Combination of old and new drugs reduces CHF toll by twenty percent

By ACSH Staff — Sep 02, 2014
A new drug combination appears to reduce the toll of heart failure by almost one-fifth. Some caveats warrant attention, but for such a common, lethal condition, this therapy may change the standard of care if confirmed.

Heart skips a beatCongestive heart failure (CHF) is an all-too-common cause of clinical deterioration, diminished ability to perform normal activities, and hospitalization and death. CHF is the result of numerous types of cardiac conditions, including CAD/heart attacks and, especially, inadequately treated high blood pressure. There are other causes, more rarely, as well. CHF is the leading cause of hospitalization among the over-65 population and accounts for over $17 billion in healthcare expenditures.

The current study, known as PARADIGM-HF, was presented at the European Society of Cardiology meeting in Barcelona by Dr. Milton Packer, Professor and Chair for the Department of Clinical Sciences at University of Texas- Southwestern Medical Center; it was simultaneously published in last week s New England Journal of Medicine; the lead author is Dr. John J.V. McMurray of the British Heart Foundation and the University of Glasgow. The international (mostly European) authors randomized over 8,000 patients to receive either standard therapy plus an angiotensin converting enzyme (ACE)-inhibitor, enalapril, or standard therapy plus a combination of an angiotensin-receptor blocker, valsartan, and an investigational drug that inhibits a substance known to be elevated in CHF: neprilysin. The patients average age 64 all with substantially reduced heart function, were followed for an average of 27 months, when the study was stopped due to the clear evidence of benefit of the ARB-neprilysin inhibitor (the combination known as LCZ696, made by Novartis).

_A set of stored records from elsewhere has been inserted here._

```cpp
template <int DOF>
int MGSolver<DOF>::smooth(int l, const double *b, int k, bool zero_guess, int dot_slot, bool first_done) {
    if (replicate && l == nlv - 1) {
        Level<DOF> &R = lv[rix(l)];
        TP_TRY(gather_owned(lv[l], b, R, R.b, 1));
        TP_TRY(smooth(rix(l), R.b, k, zero_guess));
        Level<DOF> &L = lv[l];
        TP_HIP(hipMemcpyAsync(L.x, R.x + (long)DOF * L.g.plane() * L.g.gz0, sizeof(double) * (size_t)L.ndof(),
                              hipMemcpyDeviceToDevice, grid->stream));
        return TP_OK;
    }
    Level<DOF> &L = lv[l];
    if (cd.factored && l == cd.level && dot_slot < 0) return coarse_direct_apply(l, b);
    double theta, delta;
    cheb_window(l, &theta, &delta);
    if (!sg_capturing && dot_slot < 0 && k >= 8 && L.kind == LV_DIA && (L.no_comm || !grid->has_comm) && sw_smooth_graph())
        return smooth_replay(l, b, k, zero_guess, first_done, theta, delta);
// ... 15 lines not shown
    if (it >= 1 && dot_slot < 0) {
        const int mode = coarse_run_mode(l, k - it);
        if (mode) return coarse_run(l, b, it, k, sigma, delta, mode);
    }
    for (; it < k; it++) {
        NodeArgs a{};
        a.x = L.x;
        a.out = L.x2;
        a.b = b;
        a.d = L.d;
        a.dinv = L.dinv;
        a.prev_zero = (zero_guess && it == 1) ? 1 : 0;
        if (it == 0) {
            a.c1 = 0.0;
            a.c2 = 1.0 / theta;
        } else {
            const double rn = 1.0 / (2.0 * sigma - rho);
            a.c1 = rn * rho;
            a.c2 = 2.0 * rn / delta;
            rho = rn;
        }
        TP_TRY(halo(l, L.x));
        if (dot_slot >= 0 && it == k - 1) {
            a.partials = grid->partials;
            a.ticket = tail_ticket(grid);
            a.red_out = grid->scal + dot_slot;
            TP_TRY(op<EPI_CHEB_DOT>(l, a));
        } else {
            TP_TRY(op<EPI_CHEB>(l, a, true));
        }
        std::swap(L.x, L.x2);
    }
    return TP_OK;
}

template <int DOF>
void MGSolver<DOF>::cheb_window(int l, double *theta, double *delta) const {
    const Level<DOF> &L = lv[l];
    const bool solve_level = coarsest(l) && base(l) > 0;
    const double lmin = solve_level ? L.lam_min : opt.cheb_lo * L.lam, lmax = opt.cheb_hi * L.lam;
    *theta = 0.5 * (lmax + lmin);
    *delta = 0.5 * (lmax - lmin);
}

template <int DOF>
bool MGSolver<DOF>::can_fuse_rz() const {
    const int fine_v = sw_fine_v();
    const bool off = sw_no_fuse_rz();
// ... 43 lines not shown
    else TP_TRY(restrict_planes(C.g.own_lo, C.g.own_hi - C.g.own_lo + 1));
    count_launch(grid, 8.0 * DOF * (L.g.owned_nodes() + C.g.owned_nodes()), 2.0 * 27 * DOF * C.g.owned_nodes());
    if (enter_rep) {
        const int r = rix(l + 1);
        Level<DOF> &R = lv[r];
        TP_TRY(gather_owned(C, C.b, R, R.b, 1));
        TP_TRY(vcycle(r, R.b, -1, false));
        for (int c = 1; c < cyc; c++) TP_TRY(vcycle(r, R.b, -1, false, false));
        TP_HIP(hipMemcpyAsync(C.x, R.x + (long)DOF * C.g.plane() * C.g.gz0, sizeof(double) * (size_t)C.ndof(),
                              hipMemcpyDeviceToDevice, grid->stream));
    } else {
        TP_TRY(vcycle(l + 1, C.b, -1, fuse_first));
        for (int c = 1; c < cyc; c++) TP_TRY(vcycle(l + 1, C.b, -1, false, false));
        TP_TRY(halo(l + 1, C.x));
    }
    TP_TRY(planes_split(l, L.x, [&](int p0, int np) -> int {
        const long fpl = L.g.plane();
        TP_LAUNCH((k_prolong_add<DOF>), dim3((int)((fpl * np + BLK - 1) / BLK)), dim3(BLK), 0, grid->stream, C.g, L.g, C.x,
                  L.x, fpl * (p0 - L.g.own_lo), fpl * np);
        return TP_OK;
    }));
    count_launch(grid, 8.0 * DOF * (2 * L.g.owned_nodes() + C.g.owned_nodes()), 2.0 * 8 * DOF * L.g.owned_nodes());
    return smooth(l, b, opt.nsmooth, false, l == 0 ? dot_slot : -1);
}

template <int DOF>
int MGSolver<DOF>::precond(const double *r, double **z, int dot_slot) {
    if (opt.ksp_mode == 1) return refksp_precond(*this, r, z);
    TP_TRY(vcycle(0, r, dot_slot));
    TP_TRY(drain_halos());
// ... 156 lines not shown
```

### topopt_in_petsc_amd/csrc/mg_op.h

```cpp
#pragma once

inline int fine_kz(int planes, int tiles, int fine_v, int SLOTS = 768) {
    if (fine_v >= 2 || fine_v == 0) {
        const int tz1 = SLOTS / tiles;
        if (tz1 >= 1) {
            const int kz1 = (planes + tz1 - 1) / tz1;
            const int n1 = tiles * ((planes + kz1 - 1) / kz1);
            if (kz1 >= 3 && kz1 <= 20 && 10 * n1 >= 9 * SLOTS) return kz1;
        }
    }
    int kz = (int)((long)planes * tiles / 5120);
    kz = kz < 8 ? 8 : (kz > 32 ? 32 : kz);
    if ((long)tiles * ((planes + 7) / 8) < SLOTS) kz = (int)((long)planes * tiles / SLOTS);
    const int kmin = (long)tiles * ((planes + 3) / 4) < 256 ? 2 : 4;
    if (kz < kmin) kz = kmin;
    return kz > planes ? planes : kz;
}

template <int DOF>
int MGSolver<DOF>::fine_generation(const Level<DOF> &L) {
    if (!(DOF == 3 && L.kind == LV_MATFREE && L.use_tile)) return 0;
    const int fine_v = sw_fine_v();
    const int t32 = ((L.g.nx + 30) / 31) * ((L.g.ny + 6) / 7);
    if ((fine_v >= 3 || (fine_v == 0 && t32 >= 160)) && 24.0 * L.g.nodes() < 2.0e9) return 3;
    return (fine_v >= 2 || fine_v == 0) ? 2 : 1;
}

template <int DOF>
template <int EPI>
int MGSolver<DOF>::op(int l, NodeArgs a, bool out_halo) {
    Level<DOF> &L = lv[l];
    OpLaunch c;
    c.l = l;
    c.out_halo = out_halo;
    c.nown = L.g.owned_nodes();
    c.nb = (int)((c.nown + BLK - 1) / BLK);
    last_nblocks = c.nb;
    if (pend[l].ptr && (pend[l].ptr == a.out || pend[l].ptr != a.x)) TP_TRY(drain_halo(l));
    c.n_bnd = (L.g.has_lo ? 1 : 0) + (L.g.has_hi ? 1 : 0);
    const bool tile_level = DOF == 3 && ((L.kind == LV_MATFREE && L.use_tile) || L.kind == LV_MACRO);
    c.split = out_halo && tile_level && EPI != EPI_APPLY_DOT && EPI != EPI_CHEB_DOT && !L.no_comm && c.n_bnd > 0 &&
              halo_can_overlap(grid) && (L.g.own_hi - L.g.own_lo + 1) > c.n_bnd;
    if (DOF == 3 && L.kind == LV_MATFREE && L.use_tile) {
        TP_TRY(op_fine<EPI>(c, a));
    } else if constexpr (EPI == EPI_CHEB_DOT) {
        return TP_ERR_STATE;
    } else if (DOF == 3 && L.kind == LV_MACRO) {
        TP_TRY(op_macro<EPI>(c, a));
    } else if (L.kind == LV_MATFREE) {
        TP_TRY(op_matfree_node<EPI>(c, a));
    } else {
        TP_TRY(op_stencil<EPI>(c, a));
    }
    double bytes = c.bytes;
    if (EPI == EPI_RESID) bytes += 8.0 * DOF * c.nown;
    if (EPI == EPI_CHEB || EPI == EPI_CHEB_DOT) bytes += (three_term(L) ? ((a.c1 != 0.0 && !a.prev_zero) ? 2.0 : 1.0) : 4.0) * 8.0 * DOF * c.nown;
    if (grid->kt_on && l == 0 && (EPI == EPI_CHEB || EPI == EPI_CHEB_DOT) && !c.split && !sg_capturing) grid->kt_bytes += bytes;
    count_launch(grid, bytes, c.flops);
    if (c.split) grid->launches++;
    return TP_OK;
}

template <int DOF>
void MGSolver<DOF>::tile_ranges(const Level<DOF> &L, bool split, int pass, int &lo, int &hi, int &r1lo, int &r1hi) {
    lo = L.g.own_lo, hi = L.g.own_hi, r1lo = 0, r1hi = -1;
    if (!split) return;
    if (pass == 0) {
        if (L.g.has_lo && L.g.has_hi) lo = hi = L.g.own_lo, r1lo = r1hi = L.g.own_hi;
        else if (L.g.has_lo) hi = lo;
        else lo = hi;
    } else {
// ... 137 lines not shown
            c.flops = 2.0 * 27 * (double)c.nown;
            as_stencil = true;
        }
    }
    if (!as_stencil) {
        MatfreeOp<DOF> o{L.KE, L.E, L.mask, L.g};
        TP_LAUNCH((k_node<DOF, MatfreeOp<DOF>, EPI>), dim3(c.nb), dim3(BLK), 0, grid->stream, o, a);
        c.bytes = 16.0 * DOF * c.nown + (L.E ? 8.0 * L.g.own_elems() : 0.0);
        c.flops = 2.0 * (8 * DOF) * (8 * DOF) * (double)L.g.own_elems();
    }
    last_form[0] = 3, last_form[1] = as_stencil ? 1 : 0, last_form[2] = last_form[3] = 0;
    return TP_OK;
}

template <int DOF>
template <int EPI>
int MGSolver<DOF>::op_stencil(OpLaunch &c, const NodeArgs &a) {
    Level<DOF> &L = lv[c.l];
    DiaOp<DOF> o{L.S, L.ndof(), L.g};
    const long rows_all = c.nown * DOF;
    const int nbr_all = (int)((rows_all + BLK - 1) / BLK);
    const int split_env = sw_dia_split();
    const bool by_node = sw_dia_node();
    const int rsplit = split_env >= 0 ? split_env : (nbr_all < 128 ? 9 : ((DOF == 3 && by_node) ? 3 : (nbr_all < 512 ? 3 : 1)));
    const bool sym = !sw_no_dia_sym();
    auto launch_rows = [&](long t0, long tn, long t1, long tn1) -> int {
        o.t0 = t0, o.tn = tn, o.t1 = t1, o.tn1 = tn1;
        const long rows = tn < 0 ? rows_all : tn + tn1;
        int nbr = 0;
        if (rsplit == 9) {
            nbr = (int)((rows + BLK / 9 - 1) / (BLK / 9));
            TP_LAUNCH((k_dia_row_split<DOF, EPI, 9>), dim3(nbr), dim3(BLK), 0, grid->stream, o, a);
            last_form[0] = 4, last_form[1] = 9, last_form[2] = 0, last_form[3] = 0;
        } else if (rsplit == 3) {
            bool done = false;
            if constexpr (DOF == 3) {
                if (by_node && EPI != EPI_APPLY_DOT) {
                    nbr = (int)((rows / 3 + 63) / 64);
                    if (sym) {
                        TP_LAUNCH((k_dia_node3<EPI, true>), dim3(nbr), dim3(192), 0, grid->stream, o, a);
                        last_form[0] = 4, last_form[1] = 3, last_form[2] = 1, last_form[3] = 1;
                    } else {
                        TP_LAUNCH((k_dia_node3<EPI, false>), dim3(nbr), dim3(192), 0, grid->stream, o, a);
                        last_form[0] = 4, last_form[1] = 3, last_form[2] = 1, last_form[3] = 0;
                    }
                    done = true;
                }
            }
            if (!done) {
                nbr = (int)((rows + BLK / 3 - 1) / (BLK / 3));
                if (sym) {
                    TP_LAUNCH((k_dia_row_split<DOF, EPI, 3, true>), dim3(nbr), dim3(BLK), 0, grid->stream, o, a);
                    last_form[0] = 4, last_form[1] = 3, last_form[2] = 0, last_form[3] = 1;
                } else {
                    TP_LAUNCH((k_dia_row_split<DOF, EPI, 3>), dim3(nbr), dim3(BLK), 0, grid->stream, o, a);
                    last_form[0] = 4, last_form[1] = 3, last_form[2] = 0, last_form[3] = 0;
                }
            }
        } else {
            nbr = (int)((rows + BLK - 1) / BLK);
// ... 86 lines not shown
```

### topopt_in_petsc_amd/csrc/operators.h

```cpp
#pragma once
#include "common.h"

template <int DOF>
struct MatfreeOp {
    const double *__restrict__ KE;
    const double *__restrict__ E;
    const uint8_t *__restrict__ mask;
    Geom g;

    __device__ inline void load_masked(const double *__restrict__ u, long nb, double ub[DOF]) const {
#pragma unroll
        for (int c = 0; c < DOF; c++) ub[c] = u[nb * DOF + c];
        if (mask) {
            const unsigned m = mask[nb];
#pragma unroll
            for (int c = 0; c < DOF; c++)
                if ((m >> c) & 1u) ub[c] = 0.0;
        }
    }

    __device__ inline void apply(const double *__restrict__ u, int i, int j, int k, long n, double y[DOF]) const {
        constexpr int ED = 8 * DOF;
#pragma unroll
        for (int r = 0; r < DOF; r++) y[r] = 0.0;
// ... 137 lines not shown
struct NodeArgs {
    const double *x;
    double *out;
    const double *b;
    double *d;
    const double *dinv;
    double c1, c2;
    int prev_zero;
    double *partials;
    unsigned *ticket;
    double *red_out;
    const double *pz;
    double *pnew;
    const double *pscal;
    int slot_new, slot_old;
};

template <int DOF, class Op, int EPI>
__global__ __launch_bounds__(BLK) void k_node(Op op, NodeArgs a) {
    const Geom &g = op.g;
    const long plane = g.plane();
    const long t = blockIdx.x * (long)BLK + threadIdx.x;
    double pdot = 0.0;
    if (t < g.owned_nodes()) {
        const int k = g.own_lo + (int)(t / plane);
        const int rem = (int)(t % plane);
        const int j = rem / g.nx, i = rem % g.nx;
        const long n = t + plane * g.own_lo;
        double y[DOF];
        op.apply(a.x, i, j, k, n, y);
// ... 156 lines not shown
    double s[DOF];
#pragma unroll
    for (int r = 0; r < DOF; r++) s[r] = 0.0;
    for (int kk = 0; kk <= mk; kk++)
        for (int jj = 0; jj <= mj; jj++)
            for (int ii = 0; ii <= mi; ii++) {
                const double w = (mi ? 0.5 : 1.0) * (mj ? 0.5 : 1.0) * (mk ? 0.5 : 1.0);
                const long nc = (long)(I0 + ii) + (long)gc.nx * ((J0 + jj) + (long)gc.ny * (K0 + kk));
#pragma unroll
                for (int r = 0; r < DOF; r++) s[r] = fma(w, xc[nc * DOF + r], s[r]);
            }
#pragma unroll
    for (int r = 0; r < DOF; r++) xf[nf * DOF + r] += s[r];
}

__device__ inline double cheb_dn(double c1, double d, double c2, double dinv, double b, double y) {
#pragma clang fp contract(off)
    const double t = c2 * (dinv * (b - y));
    return fma(c1, d, t);
}

template <int DOF, int EPI>
__global__ __launch_bounds__(BLK) void k_dia_row(DiaOp<DOF> op, NodeArgs a) {
    const Geom &g = op.g;
    const long plane = g.plane();
    const long tl = blockIdx.x * (long)BLK + threadIdx.x;
    double pdot = 0.0;
    if (tl < op.rows_here()) {
        const long t = op.row_of(tl);
        const long q = t + plane * g.own_lo * DOF;
// ... 52 lines not shown
        const bool ok = k + dk >= 0 && k + dk < g.nzl && j + dj >= 0 && j + dj < g.ny && i + di >= 0 && i + di < g.nx;
        if (!(ok && k + dk >= g.own_lo && k + dk <= g.own_hi)) continue;
        const long nb = n + di + (long)g.nx * (dj + (long)g.ny * dk);
#pragma unroll
        for (int r = 0; r < 3; r++)
#pragma unroll
            for (int c = 0; c < 3; c++)
                acc[r][c] += S[(long)(blk * 3 + c) * nrows + n * 3 + r] - S[(long)((26 - blk) * 3 + r) * nrows + nb * 3 + c];
    }
#pragma unroll
    for (int r = 0; r < 3; r++)
#pragma unroll
        for (int c = 0; c < 3; c++) S[(long)(81 + c) * nrows + n * 3 + r] = acc[r][c];
}

template <int EPI, bool SYM>
__global__ __launch_bounds__(192) void k_dia_node3(DiaOp<3> op, NodeArgs a) {
    constexpr int SPLIT = 3;
    constexpr int NPB = 64;
    typedef double d2u __attribute__((ext_vector_type(2), aligned(8)));
    __shared__ double s_part[SPLIT == 3 ? 3 : 1][3][SPLIT == 3 ? NPB : 1];
    const Geom &g = op.g;
    const long plane = g.plane();
    const int part = SPLIT == 3 ? __builtin_amdgcn_readfirstlane(threadIdx.x >> 6) : 0, r = SPLIT == 3 ? (threadIdx.x & 63) : threadIdx.x;
    const int nbk = gridDim.x, x8 = blockIdx.x & 7;
    const int bid = SYM ? x8 * (nbk >> 3) + min(x8, nbk & 7) + (blockIdx.x >> 3) : blockIdx.x;
    const long tl = ((long)bid * NPB + r) * 3;
    const bool valid = tl < op.rows_here();
    const long q0 = (valid ? op.row_of(tl) : 0) + plane * g.own_lo * 3;
    const long n = q0 / 3;
    const double *__restrict__ u = a.x;
    const double *__restrict__ S = op.S;
    double e_b[3] = {0, 0, 0}, e_d[3] = {0, 0, 0}, e_di[3] = {0, 0, 0}, e_u[3] = {0, 0, 0};
    if (valid && part == 0) {
#pragma unroll
        for (int rr = 0; rr < 3; rr++) {
            if (EPI == EPI_RESID || EPI == EPI_CHEB) e_b[rr] = a.b[q0 + rr];
            if (EPI == EPI_CHEB) e_d[rr] = a.d[q0 + rr], e_di[rr] = a.dinv[q0 + rr];
            if (EPI == EPI_APPLY && a.dinv) e_di[rr] = a.dinv[q0 + rr];
            if (EPI == EPI_CHEB || EPI == EPI_APPLY_DOT || SYM) e_u[rr] = u[q0 + rr];
        }
    }
    double e_ds[3][3] = {{0, 0, 0}, {0, 0, 0}, {0, 0, 0}};
    if (SYM && valid && part == 0) {
#pragma unroll
        for (int c = 0; c < 3; c++)
#pragma unroll
            for (int rr = 0; rr < 3; rr++) e_ds[rr][c] = S[(long)(81 + c) * op.nrows + q0 + rr];
    }
    double y[3] = {0.0, 0.0, 0.0};
    if (valid) {
        const int k = (int)(n / plane);
        const int rem = (int)(n % plane);
        const int j = rem / g.nx, i = rem % g.nx;
#pragma unroll
        for (int dkk = 0; dkk < (SPLIT == 3 ? 1 : 3); dkk++) {
            const int dk = (SPLIT == 3 ? part : dkk) - 1;
            const bool okk = k + dk >= 0 && k + dk < g.nzl;
            const bool own_k = k + dk >= g.own_lo && k + dk <= g.own_hi;
#pragma unroll
            for (int dj = -1; dj <= 1; dj++) {
                const bool okj = okk && j + dj >= 0 && j + dj < g.ny;
#pragma unroll
                for (int di = -1; di <= 1; di++) {
                    const bool ok = okj && i + di >= 0 && i + di < g.nx;
                    const int blk = (dk + 1) * 9 + (dj + 1) * 3 + (di + 1);
                    const long nb = ok ? n + di + (long)g.nx * (dj + (long)g.ny * dk) : n;
                    const bool mir = SYM && blk > 13 && ok && own_k;
                    const double *__restrict__ un = u + nb * 3;
                    const d2u u01 = *(const d2u *)un;
                    const double uv[3] = {u01.x, u01.y, un[2]};
                    double T[3][3];
#pragma unroll
                    for (int kq = 0; kq < 3; kq++) {
                        const long ad = mir ? (long)((26 - blk) * 3 + kq) * op.nrows + nb * 3 : (long)(blk * 3 + kq) * op.nrows + q0;
                        const d2u t01 = *(const d2u *)(S + ad);
                        T[kq][0] = t01.x;
                        T[kq][1] = t01.y;
                        T[kq][2] = S[ad + 2];
                    }
#pragma unroll
                    for (int c = 0; c < 3; c++)
#pragma unroll
                        for (int rr = 0; rr < 3; rr++) {
                            const double cf = (rr == c) ? T[c][c] : (mir ? T[rr][c] : T[c][rr]);
                            y[rr] = fma(cf, uv[c], y[rr]);
// ... 30 lines not shown
                const double dn = cheb_dn(a.c1, e_d[rr], a.c2, e_di[rr], e_b[rr], yy);
                a.d[q] = dn;
                a.out[q] = e_u[rr] + dn;
            } else {
                a.out[q] = yy;
                pdot = fma(e_u[rr], yy, pdot);
            }
        }
    }
    if (EPI == EPI_APPLY_DOT) {
        const double v[1] = {block_sum(pdot)};
        reduce_tail<1>(v, a.partials, gridDim.x, blockIdx.x, a.ticket, a.red_out);
    }
}
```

The study drug combo reduced the occurrences of death from all causes, death from heart failure, and hospitalizations from CHF by rates of between 18 percent and 25 percent. Further, adverse effects were uncommon in both groups, but were somewhat lower in the LCZ696 group. And the study group reported more improvement in activities of daily living than the enalapril group.

Mariell Jessup, M.D., of the Perelman School of Medicine at the University of Pennsylvania, in her editorial in the NEJM, said that neprilysin inhibition increases the inhibition of the renin-angiotensin-aldosterone system (RAAS) and thus reduces sympathetic drive. She concluded that PARADIGM-HF "may well represent a new threshold of hope for patients with heart failure."

Dr. Claude Yancy, while concerned about some caveats that need to be addressed before changing the standard of care for CHF only 5 percent of the subjects were black and only 20 percent were women nevertheless had this overall view, as told to MedPage Today: It's time to be bold and do something disruptive about heart failure; too many patients remain at risk for hospitalization, death and a poor quality of life. Let's take a patient centric view, now. My own patients and their families are eager to have more options and hesitant to accept unwarranted delays. We shouldn't be so intoxicated by our current success in treating heart failure that we take a nihilistic or circumspect view of these data. These data are sufficient. We should begin the conversation about implementation. For the still pending questions we have the research wherewithal to secure answers. Let's disrupt the norm. I vote for early adoption of these results." And Dr. Yancy was not involved in the study himself.